For the data below, count the lines that have the string "template" and state that number by itself.

- **Study material**:
== == ==

## Batch conv3 data-grad over four-sample chunks with register-held weights in fused conv bwd

Adds a CHUNK variant of the fused conv backward kernel, on by default for 16-bit types. Every fourth iteration it computes the conv3 input-gradient for up to four samples at once, keeping the conv3 weight fragments in registers and splitting the K dimension across two wave halves with an LDS partial-sum exchange. Results for the later samples are stashed in LDS and replayed on the following iterations, so the weights are not reloaded for every sample. In exchange the LDS layout changes (stash overlays the head buffers, chunk operands reuse the image buffer), barriers are added and control flow becomes uneven across iterations.

```diff
diff --git a/vision4leg_amd/csrc/bwd.h b/vision4leg_amd/csrc/bwd.h
--- a/vision4leg_amd/csrc/bwd.h
+++ b/vision4leg_amd/csrc/bwd.h
@@ -738,8 +738,13 @@
   static constexpr size_t dc1_b = (size_t)32 * LP1 * sizeof(T);
   static constexpr size_t img_b = (size_t)(4 / IMGP) * 4096 * sizeof(T);
   static constexpr size_t w2_b = B16 ? (size_t)4 * 32 * 256 * sizeof(T) : 0;
-  static constexpr size_t bytes = dc3_b + c2_b + dc2_b + dc2T_b + c1_b + dc1_b + img_b + w2_b;
-  static_assert(bytes <= 160 * 1024, "one block per CU");
+  static constexpr size_t stash_b = B16 ? (size_t)3 * 36 * 64 * sizeof(T) : 0;
+  static constexpr size_t head_b = dc3_b + c2_b > stash_b ? dc3_b + c2_b : stash_b;
+  static constexpr size_t cdc3_b = (size_t)65 * LT * sizeof(T);
+  static constexpr int PARTN = 4 * (64 + 64 + 16);
+  static_assert(!B16 || (cdc3_b % 16 == 0 && cdc3_b + 2 * PARTN * 16 <= img_b), "chunk operands fit the image buffer");
+  static constexpr size_t bytes = head_b + dc2_b + dc2T_b + c1_b + dc1_b + img_b + w2_b;
+  static_assert(bytes <= 160 * 1024, "one block per CU (with the stash)");
 };
 
 template <typename T> __device__ __forceinline__ typename Frag<T>::type frag_of(const float (&v)[8]) {
@@ -795,21 +800,38 @@
 
 #ifdef V4L_INFER_TIMING
 #define CONV_STAMP(i) do { if (blockIdx.x == 0 && threadIdx.x == 0 && smp == 3 * (int)gridDim.x) g_inf_stamps[16 + (i)] = clock64(); } while (0)
+#define CONV_HEAD_STAMP(i) do { if (blockIdx.x == 0 && threadIdx.x == 0 && smp == 0) g_inf_stamps[24 + (i)] = clock64(); } while (0)
 #else
 #define CONV_STAMP(i)
+#define CONV_HEAD_STAMP(i)
 #endif
-template <typename T, bool A16 = false>
+template <typename T, int KS0, class RowF>
+__device__ __forceinline__ void conv3_held_gemm(f32x4 (&acc)[3][1], const typename Frag<T>::type (&fw)[9], int lane, RowF arow) {
+  typedef typename Frag<T>::type frag_t;
+  const int fg = (lane >> 4) * 8;
+#pragma unroll
+  for (int ks = 0; ks < 9; ++ks) {
+#pragma unroll
+    for (int mt = 0; mt < 3; ++mt) {
+      const frag_t fa = *reinterpret_cast<const frag_t*>(arow(mt, (ks + KS0) >> 1) + ((ks + KS0) & 1) * 32 + fg);
+      mma_k32(acc[mt][0], fw[ks], fa);
+    }
+  }
+}
+template <typename T, bool A16 = false, bool CHUNK = false>
 __global__ __launch_bounds__(512) void bwd_conv_kernel(BwdConv a) {
   static_assert(!A16 || sizeof(T) == 2, "A16: activations saved in the bf16 operand type");
+  static_assert(!CHUNK || sizeof(T) == 2, "CHUNK: the stash takes the place of the fp32 mask rows");
   typedef BwdConvLds<T> LY;
   typedef typename Frag<T>::type frag_t;
   constexpr int NTH = 512;
   extern __shared__ __attribute__((aligned(16))) unsigned char smem[];
   T* sdc3 = reinterpret_cast<T*>(smem);
   float* sc2 = reinterpret_cast<float*>(smem + LY::dc3_b);
-  T* sdc2t = reinterpret_cast<T*>(smem + LY::dc3_b + LY::c2_b);
-  T* sdc2T = reinterpret_cast<T*>(smem + LY::dc3_b + LY::c2_b + LY::dc2_b);
-  constexpr size_t o_c1 = LY::dc3_b + LY::c2_b + LY::dc2_b + LY::dc2T_b;
+  T* stash = reinterpret_cast<T*>(smem);
+  T* sdc2t = reinterpret_cast<T*>(smem + LY::head_b);
+  T* sdc2T = reinterpret_cast<T*>(smem + LY::head_b + LY::dc2_b);
+  constexpr size_t o_c1 = LY::head_b + LY::dc2_b + LY::dc2T_b;
   T* sc1 = reinterpret_cast<T*>(smem + o_c1);
   T* sdc1T = reinterpret_cast<T*>(smem + o_c1 + LY::c1_b);
   T* simg = reinterpret_cast<T*>(smem + o_c1 + LY::c1_b + LY::dc1_b);
@@ -830,8 +852,10 @@
   for (int i = tid; i < 12 * LY::LT; i += NTH) sdc2t[36 * LY::LT + i] = (T)0.f;
   for (int i = tid; i < 64 * LY::LP2; i += NTH) sdc2T[i] = (T)0.f;
   for (int i = tid; i < 32 * LY::LP1; i += NTH) sdc1T[i] = (T)0.f;
-  for (int i = tid; i < LY::LT; i += NTH) sdc3[16 * LY::LT + i] = (T)0.f;
+  if constexpr (!CHUNK)
+    for (int i = tid; i < LY::LT; i += NTH) sdc3[16 * LY::LT + i] = (T)0.f;
   constexpr int CH = 4 / LY::IMGP;
+  const int G = gridDim.x;
 
   constexpr int V = 16 / sizeof(T);
   constexpr int N4 = 225 * 8, PT = (N4 + NTH - 1) / NTH;
@@ -844,8 +868,10 @@
     if constexpr (A16) {
       const chunk_t* g2 = reinterpret_cast<const chunk_t*>(reinterpret_cast<const T*>(a.c2) + (int64_t)sm * 36 * 64);
       const chunk_t* g1 = reinterpret_cast<const chunk_t*>(reinterpret_cast<const T*>(a.c1) + (int64_t)sm * 225 * 32);
-      h16 = g2[tid < 288 ? tid : 0];
-      if (tid >= 256) hv1 = *reinterpret_cast<const float4*>(g3 + (tid - 256) * 4);
+      if constexpr (!CHUNK) {
+        h16 = g2[tid < 288 ? tid : 0];
+        if (tid >= 256) hv1 = *reinterpret_cast<const float4*>(g3 + (tid - 256) * 4);
+      }
 #pragma unroll
       for (int k = 0; k < PT8; ++k) {
         const int i8 = tid + k * NTH;
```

== == ==

- **Completed task**: 4